For finite displacement increments, therefore, the nodes will
only approximately remain on the initial conical surface.
It is not necessary that the nodes initially belong to the same cone.
This directive blocks only translational degrees of freedom.
In case variable coefficients are specified
(via the OPTI CONT VARI option), remember to dimension adequately by the
DIME VCON directive). Each cone requires 6 coefficients.
D.90
The specified nodes lay on (a) torus(es) of
given axis and center.
This instruction only applies to a 3D analysis.
Compatibility: COUP, LIAI
"TORE" [ "P1X" x1 "P1Y" y1 "P1Z" z1 ; "POI1" /LECT1/ ; "P2X" x2 "P2Y" y2 "P2Z" z2 ; "POI2" /LECT2/ ; "P3X" x3 "P3Y" y3 "P3Z" z3 ; "CENT" /LECT3/ ] /LECT4/
This constraint only ensures that, at each time step,
the displacement increment of the specified nodes be tangent to the
torus (current or initial, depending on OPTI CONT option).

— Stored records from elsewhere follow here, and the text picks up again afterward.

# ishine/StyleTTS-ZS

Measured on AMD Instinct MI355X. Metric: synthesized audio-sec/sec (whole job) + p50 utterance latency, 3-s ref -> 5-s target, higher is better.
Workload: dtype bf16; 1 GPU; configs[2]: batch 64/GPU, 5-s targets, 2-step distilled style diffusion, CFG 5; global_batch=64, seq_len=200, parallelism=dp1 (utterance shards), spec=v0, graph=True, branch_streams=False, streams=2, schedule=pipe, stagger=0

## Files before the change

### include/stzs.h

```cpp
#ifndef STZS_H
#define STZS_H

#include <stddef.h>
#include <stdint.h>

#ifdef __cplusplus
extern "C" {
#endif

#define STZS_OK 0
#define STZS_EINVAL (-1)
#define STZS_ESHAPE (-2)
#define STZS_EDTYPE (-3)
#define STZS_EHIP (-4)

enum { STZS_F32 = 0, STZS_BF16 = 1, STZS_I32 = 2, STZS_F8 = 3  };
enum { STZS_ACT_NONE = 0, STZS_ACT_LEAKY = 1, STZS_ACT_SNAKE = 2, STZS_ACT_GELU = 3, STZS_ACT_SILU = 4 };
enum { STZS_PRO_NONE = 0, STZS_PRO_ADAIN = 1 };
#define STZS_CONV_A_DMA 8

int stzs_init(int device);
const char* stzs_strerror(int code);
int stzs_version(void);

// ... 42 lines not shown
#define STZS_CONV_UPS_NOISE 4096
#define STZS_CONV_MRFV_NARROW 8192
#define STZS_CONV_W_FRAG32X3 16384
#define STZS_CONV_MRFV_T128 32768
#define STZS_CONV_RING 65536
#define STZS_CONV_SK_TICKET 131072
size_t stzs_conv_rows_workspace(int64_t rows, int32_t Co, int32_t kgroups);
int stzs_conv1d(const stzs_conv_args* a, void* stream);
int stzs_conv1d_group(const stzs_conv_args* a, int n, void* stream);

typedef struct stzs_stats_args {
    const void* x;
    float* mean;
    float* rstd;
    void* partial;
    int64_t ld, bs, stat_bs;
    int32_t B, T, C, dtype;
    float eps, pad_f;
} stzs_stats_args;
size_t stzs_chan_stats_workspace(int B, int T, int C);
int stzs_chan_stats(const stzs_stats_args* a, void* stream);
int stzs_chan_stats_partial(const stzs_stats_args* a, void* stream);
int stzs_chan_stats_final(const stzs_stats_args* a, int chunk_rows, void* stream);
int stzs_chan_stats_final_group(const stzs_stats_args* a, int n, int chunk_rows, void* stream);

typedef struct stzs_rowln_args {
    const void* x;
    void* y;
    const float* G;
    const float* Bt;
    int64_t ldx, ldy, gs, bs;
    int32_t R, C, gdiv, in_dtype, out_dtype, act;
    float gadd, eps, slope, pad_f;
    float* y_scale;
} stzs_rowln_args;
int stzs_row_layernorm(const stzs_rowln_args* a, void* stream);
int stzs_ln_linear(const stzs_conv_args* a, const stzs_rowln_args* ln, void* stream);

typedef struct stzs_quant_args {
    const void* x;
    void* y;
    float* scale;
    int64_t ldx, ldy;
    int32_t R, C;
} stzs_quant_args;
int stzs_quant_rows(const stzs_quant_args* a, void* stream);
// ... 281 lines not shown
```

### styletts-zs_amd/csrc/norm.hip

```cpp
#include "common.hpp"
#include "rowln.hpp"

namespace {

constexpr int STAT_ROWS = 256;
constexpr int STAT_CG = 32;

template <typename T>
__global__ __launch_bounds__(256) void chan_stats_partial(const stzs_stats_args a, int nchunk) {
    __shared__ float red[8][STAT_CG * 8][2];
    const int tid = threadIdx.x, tx = tid & 31, ty = tid >> 5;
    const int chunk = blockIdx.x, b = blockIdx.y;
    const int cv = blockIdx.z * STAT_CG + tx;
    const int c = cv * 8;
    float s[8], q[8];
#pragma unroll
    for (int j = 0; j < 8; ++j) s[j] = q[j] = 0.f;
    const int r0 = chunk * STAT_ROWS, r1 = min(a.T, r0 + STAT_ROWS);
    const T* X = reinterpret_cast<const T*>(a.x) + (long)b * a.bs;
    if (c < a.C) {
        int r = r0 + ty;
        for (; r + 24 < r1; r += 32) {
            float v[4][8];
#pragma unroll
// ... 62 lines not shown
            s += (double)v.x;
            q += (double)v.y;
        }
    }
    red[g][cl][0] = s;
    red[g][cl][1] = q;
    __syncthreads();
    if (tid < FIN_CH && c < a.C) {
        s = q = 0.0;
#pragma unroll
        for (int y = 0; y < 8; ++y) {
            s += red[y][tid][0];
            q += red[y][tid][1];
        }
        float mu, rs;
        stat_finish(s, q, a.T, a.eps, mu, rs);
        a.mean[(long)b * a.stat_bs + c] = mu;
        a.rstd[(long)b * a.stat_bs + c] = rs;
    }
}

__global__ __launch_bounds__(256) void chan_stats_final(const stzs_stats_args a, int nchunk) {
    stats_final_body(a, nchunk, blockIdx.x, blockIdx.y);
}

struct StatsGroup {
    stzs_stats_args a[3];
    int nchunk[3];
};
__global__ __launch_bounds__(256) void chan_stats_final_group(const StatsGroup g) {
    const int z = blockIdx.z;
    const stzs_stats_args& a = z == 0 ? g.a[0] : (z == 1 ? g.a[1] : g.a[2]);
    if ((int)blockIdx.x >= a.B || (int)blockIdx.y * FIN_CH >= a.C) return;
    stats_final_body(a, z == 0 ? g.nchunk[0] : (z == 1 ? g.nchunk[1] : g.nchunk[2]), blockIdx.x, blockIdx.y);
}


template <typename TI, typename TO>
__global__ __launch_bounds__(256) void row_ln(const stzs_rowln_args a) {
    const long r = (long)blockIdx.x * 4 + (threadIdx.x >> 6);
    if (r >= a.R) return;
    stzs_ln::row_ln_one<TI, TO>(a, r, threadIdx.x & 63);
}

__global__ __launch_bounds__(256) void quant_rows(const stzs_quant_args a) {
    constexpr int MAXV = 4;
// ... 45 lines not shown
    if (rc != STZS_OK) return rc;
    STZS_LAUNCH_CHECK();
    return STZS_OK;
}

extern "C" int stzs_chan_stats(const stzs_stats_args* a, void* stream) {
    if (!a || !a->x || !a->mean || !a->rstd || !a->partial) return STZS_EINVAL;
    hipStream_t s = reinterpret_cast<hipStream_t>(stream);
    int nchunk = 0;
    const int rc = chan_stats_pass1(a, s, &nchunk);
    if (rc != STZS_OK) return rc;
    STZS_LAUNCH_CHECK();
    hipLaunchKernelGGL(chan_stats_final, dim3(a->B, (a->C + FIN_CH - 1) / FIN_CH), dim3(256), 0, s, *a, nchunk);
    STZS_LAUNCH_CHECK();
    return STZS_OK;
}

extern "C" int stzs_chan_stats_final(const stzs_stats_args* a, int chunk_rows, void* stream) {
    if (!a || !a->mean || !a->rstd || !a->partial) return STZS_EINVAL;
    if (a->B <= 0 || a->T <= 0 || a->C <= 0 || chunk_rows <= 0) return STZS_ESHAPE;
    hipStream_t s = reinterpret_cast<hipStream_t>(stream);
    const int nchunk = (a->T + chunk_rows - 1) / chunk_rows;
    hipLaunchKernelGGL(chan_stats_final, dim3(a->B, (a->C + FIN_CH - 1) / FIN_CH), dim3(256), 0, s, *a, nchunk);
    STZS_LAUNCH_CHECK();
    return STZS_OK;
}

extern "C" int stzs_chan_stats_final_group(const stzs_stats_args* a, int n, int chunk_rows, void* stream) {
    if (!a || n < 1 || n > 3 || chunk_rows <= 0) return STZS_EINVAL;
    StatsGroup g = {};
    int gx = 0, gy = 0;
    for (int i = 0; i < n; ++i) {
        if (!a[i].mean || !a[i].rstd || !a[i].partial) return STZS_EINVAL;
        if (a[i].B <= 0 || a[i].T <= 0 || a[i].C <= 0) return STZS_ESHAPE;
        g.a[i] = a[i];
        g.nchunk[i] = (a[i].T + chunk_rows - 1) / chunk_rows;
        gx = a[i].B > gx ? a[i].B : gx;
        const int ny = (a[i].C + FIN_CH - 1) / FIN_CH;
        gy = ny > gy ? ny : gy;
    }
    hipLaunchKernelGGL(chan_stats_final_group, dim3(gx, gy, n), dim3(256), 0, reinterpret_cast<hipStream_t>(stream), g);
    STZS_LAUNCH_CHECK();
    return STZS_OK;
}

extern "C" int stzs_row_layernorm(const stzs_rowln_args* a, void* stream) {
// ... 37 lines not shown
```

### styletts-zs_amd/csrc/ups.hip

```cpp
#include "common.hpp"

namespace {

constexpr int NTH = 256;
#ifndef STZS_UPS_P
#define STZS_UPS_P 288
#endif
constexpr int P = STZS_UPS_P;
constexpr int rows_of(int bt) { return bt + 1; }
constexpr int tile_of(int bt) { return (rows_of(bt) * P + 15) & ~15; }
constexpr int RING = 4;

template <int NCH, bool HR, bool NZ, int BT = 128>
__global__ __launch_bounds__(NTH, NCH * tile_of(BT) <= 80 * 1024 ? 2 : 1) void ups_conv(const stzs_conv_args a, int ctw) {
    extern __shared__ __attribute__((aligned(16))) unsigned char smem[];
    constexpr int ROWS = rows_of(BT), TILE = tile_of(BT);
    constexpr int SB = (ROWS + 15) / 16;
    constexpr int MT = BT / 16;
    constexpr int NK = NCH * 8;
    constexpr int NKW = NK + (NZ ? 1 : 0);
    const int tid = threadIdx.x, lane = tid & 63, wave = tid >> 6;
    const int tpb = (a.T_out + BT - 1) / BT;
    const int nx = gridDim.x;
    const int lin = (a.flags & STZS_CONV_LINEAR_IDS) ? blockIdx.y * nx + blockIdx.x
                                                      : xcd_remap(blockIdx.y * nx + blockIdx.x, nx * gridDim.y);
    const int gy = lin / nx, bx = lin - gy * nx;
    const int bq = bx / tpb;
    const int q0 = (bx - bq * tpb) * BT;
    const int ncol = a.ups * a.Co;
    const int nct = (ncol + 127) / 128;
    const int ct0 = gy * ctw, ct1 = min(nct, ct0 + ctw);
    const int J = (ct1 - ct0) * NK;
    const bf16x8* Wf = reinterpret_cast<const bf16x8*>(a.w) + (long)ct0 * NKW * 512 + wave * 128 + lane;
    bf16x8 wf[RING][2];
// ... 24 lines not shown
#pragma unroll
        for (int i = 0; i < SB; ++i) {
            const int r = rsub + 16 * i;
            const int tin = q0 - 1 + r;
            const bool ok = c_ok && tin >= 0 && tin < a.T_in;
            const uint32_t w[4] = {raw[i].x, raw[i].y, raw[i].z, raw[i].w};
            uint32_t o[4];
#pragma unroll
            for (int p = 0; p < 4; ++p) {
                float y0 = __uint_as_float(w[p] << 16) + 0.f, y1 = __uint_as_float(w[p] & 0xFFFF0000u) + 0.f;
                if (lrelu) {
                    y0 = y0 >= 0.f ? y0 : y0 * slope;
                    y1 = y1 >= 0.f ? y1 : y1 * slope;
                }
                o[p] = ok ? pack2bf(y0, y1) : 0u;
            }
            if (r < ROWS) *reinterpret_cast<uint4*>(smem + cc * TILE + r * P + cv * 16) = make_uint4(o[0], o[1], o[2], o[3]);
        }
    }
    __syncthreads();
    const int g = lane >> 4, n = lane & 15;
    const int xoff0 = (lane & 15) * P + (lane >> 4) * 16;
    const int t_hi = a.T_final + a.refl - 1;
    const bf16_t* Rb = reinterpret_cast<const bf16_t*>(a.res) + (long)bq * a.bsr;
    bf16_t* Y = reinterpret_cast<bf16_t*>(a.y) + (long)bq * a.bsy;
    f32x4 acc[2][MT];
    bf16x8 xf[MT];
    for (int ct = ct0; ct < ct1; ++ct) {
        const int jb = (ct - ct0) * NK;
        const int col0 = ct * 128 + wave * 32 + g * 8;
        const int ph = col0 / a.Co, cof = col0 - ph * a.Co;
        const bool col_ok = col0 < ncol;
        const int cofc = col_ok ? cof : 0;
        uint4 rr[MT];
        int trow[MT];
#pragma unroll
        for (int mt = 0; mt < MT; ++mt) {
            const int q = q0 + mt * 16 + n;
            const int t = q * a.ups + ph - a.ups_pad + a.refl;
            trow[mt] = t;
            const int tc = t < 0 ? 0 : (t > t_hi ? t_hi : t);
            if constexpr (NZ) rr[mt] = *reinterpret_cast<const uint4*>(Rb + (long)tc * a.ldr + g * 8);
            else if constexpr (HR) rr[mt] = *reinterpret_cast<const uint4*>(Rb + (long)tc * a.ldr + cofc);
        }
        bf16x8 wn[2];
        if constexpr (NZ) {
// ... 27 lines not shown
            __builtin_amdgcn_sched_barrier(0);
        }
        if constexpr (NZ) {
#pragma unroll
            for (int mt = 0; mt < MT; ++mt) {
                const bf16x8 hf = __builtin_bit_cast(bf16x8, rr[mt]);
                acc[0][mt] = __builtin_amdgcn_mfma_f32_16x16x32_bf16(wn[0], hf, acc[0][mt], 0, 0, 0);
                acc[1][mt] = __builtin_amdgcn_mfma_f32_16x16x32_bf16(wn[1], hf, acc[1][mt], 0, 0, 0);
            }
        }
        if (a.flags & 4) continue;
        float corr[8] = {0.f, 0.f, 0.f, 0.f, 0.f, 0.f, 0.f, 0.f};
        if constexpr (NZ) {
            if (a.refl && q0 == 0 && n == 0 && trow[0] == 2 && col_ok) {
#pragma unroll 1
                for (int j = 0; j < 32; ++j) {
                    const float d = bf2f(Rb[j]) - bf2f(Rb[2 * a.ldr + j]);
#pragma unroll
                    for (int i = 0; i < 8; ++i) corr[i] = fmaf(a.gate[(long)(cof + i) * 32 + j], d, corr[i]);
                }
            }
        }
#pragma unroll
        for (int mt = 0; mt < MT; ++mt) {
            const int q = q0 + mt * 16 + n;
            const int t = trow[mt];
            const int tp = t - a.refl;
            const bool ok = col_ok && q < a.T_out && tp >= 0 && tp < a.T_final;
            float v[8];
#pragma unroll
            for (int nt = 0; nt < 2; ++nt)
#pragma unroll
                for (int r = 0; r < 4; ++r) v[nt * 4 + r] = acc[nt][mt][r] + bias[nt * 4 + r];
            float w0[8];
#pragma unroll
            for (int i = 0; i < 8; ++i) w0[i] = v[i];
            if constexpr (HR) {
                float f[8];
                unpack8(rr[mt], f);
#pragma unroll
                for (int i = 0; i < 8; ++i) v[i] += f[i];
            }
#pragma unroll
            for (int i = 0; i < 8; ++i) v[i] *= a.alpha;
            if (ok) *reinterpret_cast<uint4*>(Y + (long)t * a.ldy + cof) = pack8(v);
            if (a.refl && ok && t == 2) {
                if constexpr (NZ) {
#pragma unroll
                    for (int i = 0; i < 8; ++i) w0[i] += corr[i];
                } else if constexpr (HR) {
                    float f[8];
                    load8(Rb + cof, f);
#pragma unroll
                    for (int i = 0; i < 8; ++i) w0[i] += f[i];
                }
#pragma unroll
                for (int i = 0; i < 8; ++i) w0[i] *= a.alpha;
                *reinterpret_cast<uint4*>(Y + cof) = pack8(w0);
            }
        }
    }
}

}

__attribute__((visibility("hidden"))) int stzs_ups_conv_launch(const stzs_conv_args& a, hipStream_t s) {
    const bool nz = (a.flags & STZS_CONV_UPS_NOISE) != 0;
    if (nz && (!a.res || !a.gate || a.Co % 128 || a.refl < 0 || a.refl > 1 || a.ldr < 32 || a.ldr % 8 || a.bsr % 8 ||
               (a.refl && a.T_final + a.refl < 3)))
        return STZS_EINVAL;
    if (a.ks != 2 || a.pad != 1 || a.dil != 1 || a.stride != 1 || a.cic != 128 || a.ci_pad % 128 || a.Co % 32 ||
        a.T_out != a.T_in + 1 || a.in_dtype != STZS_BF16 || a.out_dtype != STZS_BF16 || a.pro_mode != STZS_PRO_NONE ||
        (a.pro_act != STZS_ACT_LEAKY && a.pro_act != STZS_ACT_NONE) || a.pro_cscale != 1.f || (a.gate && !nz) || a.acc_in ||
        a.stat_part || a.epi_act != STZS_ACT_NONE || a.ldy % 8 || a.bsy % 8 ||
        (a.res && (a.ldr % 8 || a.bsr % 8 || a.res_tdiv != 1)) || a.co_pad < a.ups * a.Co)
        return STZS_ESHAPE;
    const int nch = a.ci_pad / 128;
    const int nct = (a.ups * a.Co + 127) / 128;
    static const int bt_env = [] {
        const char* e = getenv("STZS_UPS_BT");
        return e ? atoi(e) : 0;
    }();
    const int BT = bt_env == 64 || bt_env == 128 ? bt_env : (nch > 2 ? 64 : 128);
    const int nqt = a.B * ((a.T_out + BT - 1) / BT);
    const int target = 4 * stzs_cu_count();
    int groups = 1;
    while (groups < nct && (long)nqt * groups < target) ++groups;
    const int ctw = (nct + groups - 1) / groups;
    groups = (nct + ctw - 1) / ctw;
    const size_t lds = (size_t)nch * (BT == 64 ? tile_of(64) : tile_of(128));
    void (*k)(stzs_conv_args, int) = nullptr;
    const bool R = a.res != nullptr;
#define STZS_UPS_PICK(N, B_)                                                                                    \
    k = nz ? ups_conv<N, false, true, B_> : R ? ups_conv<N, true, false, B_> : ups_conv<N, false, false, B_>;
    switch (nch * (BT == 64 ? -1 : 1)) {
        case 1: STZS_UPS_PICK(1, 128) break;
        case 2: STZS_UPS_PICK(2, 128) break;
// ... 15 lines not shown
```

### styletts-zs_amd/stzs/_lib.py

```python
from __future__ import annotations

import ctypes as C
import os

_HERE = os.path.dirname(os.path.abspath(__file__))
LIB_PATH = os.environ.get("STZS_LIB", os.path.join(_HERE, "libstzs_hip.so"))

F32, BF16, I32, F8 = 0, 1, 2, 3
OK, EINVAL, ESHAPE, EDTYPE, EHIP = 0, -1, -2, -3, -4
ACT_NONE, ACT_LEAKY, ACT_SNAKE, ACT_GELU, ACT_SILU = 0, 1, 2, 3, 4
PRO_NONE, PRO_ADAIN = 0, 1
CONV_STAT_ROWS = 64
CONV_W_LANE16 = 16
CONV_W_NARROW32 = 32
CONV_W_FRAG32 = 256
CONV_W_F32 = 64
CONV_W_X3 = 1024
CONV_LINEAR_IDS = 128
CONV_ROWS = 2048
CONV_UPS_NOISE = 4096
CONV_MRFV_NARROW = 8192
CONV_MRFV_T128 = 32768
CONV_RING = 65536
CONV_SK_TICKET = 131072
# ... 157 lines not shown
    d = Tensor()
    d.data = t.data_ptr()
    d.dtype = dtype if dtype is not None else {torch.float32: F32, torch.bfloat16: BF16, torch.int32: I32,
                                                torch.float8_e4m3fn: F8, torch.uint8: BF16}[t.dtype]
    d.ndim = t.dim()
    for k in range(t.dim()):
        d.shape[k] = t.shape[k]
        d.stride[k] = t.stride(k)
    return d


def params(ints=(), floats=()) -> Params:
    p = Params()
    for k, v in enumerate(ints):
        p.i[k] = int(v)
    for k, v in enumerate(floats):
        p.f[k] = float(v)
    return p


EXPORTS = ["stzs_init", "stzs_strerror", "stzs_version", "stzs_conv1d", "stzs_conv1d_group", "stzs_conv_splitk_workspace",
           "stzs_conv_rows_workspace",
           "stzs_chan_stats_workspace",
           "stzs_chan_stats", "stzs_chan_stats_partial", "stzs_chan_stats_final", "stzs_chan_stats_final_group", "stzs_row_layernorm", "stzs_ln_linear", "stzs_quant_rows", "stzs_attention", "stzs_lstm_workspace", "stzs_lstm", "stzs_lstm_pair",
           "stzs_lstm_state_reset", "stzs_predictor_prep",
           "stzs_durations", "stzs_alignment", "stzs_gather_rows", "stzs_adain_dwup", "stzs_f0n_down",
           "stzs_harmonic_source", "stzs_istft", "stzs_istft_stream", "stzs_istft_stream_span",
           "stzs_stft_frames", "stzs_log_mel", "stzs_stft_logmel", "stzs_pool_rows", "stzs_code_quantize",
           "stzs_dn_cond", "stzs_dn_cond_steps", "stzs_adaln_expand", "stzs_cfg_euler",
           "stzs_state_init", "stzs_mean_rows", "stzs_copy2d", "stzs_embed", "stzs_embed_f32", "stzs_dn_cond_steps_f32", "stzs_pack_conv_size", "stzs_pack_conv",
           "stzs_pack_lstm", "stzs_pack_lstm_x3"] + [f"stzs_{o}{sfx}" for o in GENERIC_OPS for sfx in ("", "_workspace")]

_lib = None


class StzsError(RuntimeError):
    pass
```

For finite displacement increments, therefore, the nodes will
only approximately remain on the initial torical surface.
It is not necessary that the nodes initially belong to the same torus.
This directive blocks only translational degrees of freedom.
In case variable coefficients are specified (via the
OPTI CONT VARI option), remember to dimension adequately by the
DIME VCON directive). Each torus requires 9 coefficients.
D.100
The specified nodes lay (and remain) on (a) plane(s) of
given normal vector, that defines the symmetry. In 2D, the plane
reduces to a straight line.
Compatibility: COUP, LIAI
"SPLA" [ "NX" x "NY" y < "NZ" z > ; "NR" r "NZ" z ; "POIN" /LECT1/ ; "AUTO" ] /LECT2/
It is not necessary that the nodes initially belong
to the same plane (except in the AUTO case).
The difference between this directive and the CONT PLAN
directive (see above) is that CONT PLAN blocks only translational
degrees of freedom, while CONT SPLA blocks both translational
and rotational degrees. Therefore, the two directives are identical
for nodes of continuum elements, which do not possess rotational
degrees of freedom. However, for structural nodes (with rotations),
CONT PLAN represents a hinge while CONT SPLA represents a symmetry
line or plane (the relevant rotations are automatically
blocked in that case).
Remember to dimension adequately with ’SYME’ (see page A.80).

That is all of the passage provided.